■ **WORK INSTRUCTION**: All entries are to be given again verbatim.

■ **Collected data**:
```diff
diff --git a/deepglobalregistration_b200/csrc/tc_common.cuh b/deepglobalregistration_b200/csrc/tc_common.cuh
--- a/deepglobalregistration_b200/csrc/tc_common.cuh
+++ b/deepglobalregistration_b200/csrc/tc_common.cuh
@@ -50,6 +50,14 @@
   d |= (uint64_t)1 << 16;
   d |= (uint64_t)(1024 >> 4) << 32;
   d |= (uint64_t)1 << 62;
+  return d;
+}
+__device__ __forceinline__ uint64_t wgmma_desc_sw64(uint32_t smem_addr) {
+  uint64_t d = 0;
+  d |= (uint64_t)((smem_addr & 0x3FFFFu) >> 4);
+  d |= (uint64_t)1 << 16;
+  d |= (uint64_t)(512 >> 4) << 32;
+  d |= (uint64_t)2 << 62;
   return d;
 }
 __device__ __forceinline__ void wgmma_fence() { asm volatile("wgmma.fence.sync.aligned;" ::: "memory"); }
diff --git a/deepglobalregistration_b200/csrc/wgmma.cuh b/deepglobalregistration_b200/csrc/wgmma.cuh
--- a/deepglobalregistration_b200/csrc/wgmma.cuh
+++ b/deepglobalregistration_b200/csrc/wgmma.cuh
@@ -122,7 +122,7 @@
 
 template <>
 struct Wgmma<128, true> {
-  __device__ __forceinline__ static void mma(float (&d)[64], uint64_t a, uint64_t b) {
+  __device__ __forceinline__ static void mma(float (&d)[64], uint64_t a, uint64_t b, int scale_d = 1) {
     asm volatile(
         "{\n\t.reg .pred p;\n\tsetp.ne.b32 p, %66, 0;\n\t"
         "wgmma.mma_async.sync.aligned.m64n128k16.f32.f16.f16 "
@@ -138,7 +138,7 @@
           "+f"(d[40]), "+f"(d[41]), "+f"(d[42]), "+f"(d[43]), "+f"(d[44]), "+f"(d[45]), "+f"(d[46]), "+f"(d[47]),
           "+f"(d[48]), "+f"(d[49]), "+f"(d[50]), "+f"(d[51]), "+f"(d[52]), "+f"(d[53]), "+f"(d[54]), "+f"(d[55]),
           "+f"(d[56]), "+f"(d[57]), "+f"(d[58]), "+f"(d[59]), "+f"(d[60]), "+f"(d[61]), "+f"(d[62]), "+f"(d[63])
-        : "l"(a), "l"(b), "r"(1));
+        : "l"(a), "l"(b), "r"(scale_d));
   }
 };
 
```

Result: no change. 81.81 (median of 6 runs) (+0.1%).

■ **PROBLEM SOLUTION**:
```diff
diff --git a/deepglobalregistration_b200/csrc/tc_common.cuh b/deepglobalregistration_b200/csrc/tc_common.cuh
--- a/deepglobalregistration_b200/csrc/tc_common.cuh
+++ b/deepglobalregistration_b200/csrc/tc_common.cuh
@@ -50,6 +50,14 @@
   d |= (uint64_t)1 << 16;
   d |= (uint64_t)(1024 >> 4) << 32;
   d |= (uint64_t)1 << 62;
+  return d;
+}
+__device__ __forceinline__ uint64_t wgmma_desc_sw64(uint32_t smem_addr) {
+  uint64_t d = 0;
+  d |= (uint64_t)((smem_addr & 0x3FFFFu) >> 4);
+  d |= (uint64_t)1 << 16;
+  d |= (uint64_t)(512 >> 4) << 32;
+  d |= (uint64_t)2 << 62;
   return d;
 }
 __device__ __forceinline__ void wgmma_fence() { asm volatile("wgmma.fence.sync.aligned;" ::: "memory"); }
diff --git a/deepglobalregistration_b200/csrc/wgmma.cuh b/deepglobalregistration_b200/csrc/wgmma.cuh
--- a/deepglobalregistration_b200/csrc/wgmma.cuh
+++ b/deepglobalregistration_b200/csrc/wgmma.cuh
@@ -122,7 +122,7 @@
 
 template <>
 struct Wgmma<128, true> {
-  __device__ __forceinline__ static void mma(float (&d)[64], uint64_t a, uint64_t b) {
+  __device__ __forceinline__ static void mma(float (&d)[64], uint64_t a, uint64_t b, int scale_d = 1) {
     asm volatile(
         "{\n\t.reg .pred p;\n\tsetp.ne.b32 p, %66, 0;\n\t"
         "wgmma.mma_async.sync.aligned.m64n128k16.f32.f16.f16 "
@@ -138,7 +138,7 @@
           "+f"(d[40]), "+f"(d[41]), "+f"(d[42]), "+f"(d[43]), "+f"(d[44]), "+f"(d[45]), "+f"(d[46]), "+f"(d[47]),
           "+f"(d[48]), "+f"(d[49]), "+f"(d[50]), "+f"(d[51]), "+f"(d[52]), "+f"(d[53]), "+f"(d[54]), "+f"(d[55]),
           "+f"(d[56]), "+f"(d[57]), "+f"(d[58]), "+f"(d[59]), "+f"(d[60]), "+f"(d[61]), "+f"(d[62]), "+f"(d[63])
-        : "l"(a), "l"(b), "r"(1));
+        : "l"(a), "l"(b), "r"(scale_d));
   }
 };
 
```

Result: no change. 81.81 (median of 6 runs) (+0.1%).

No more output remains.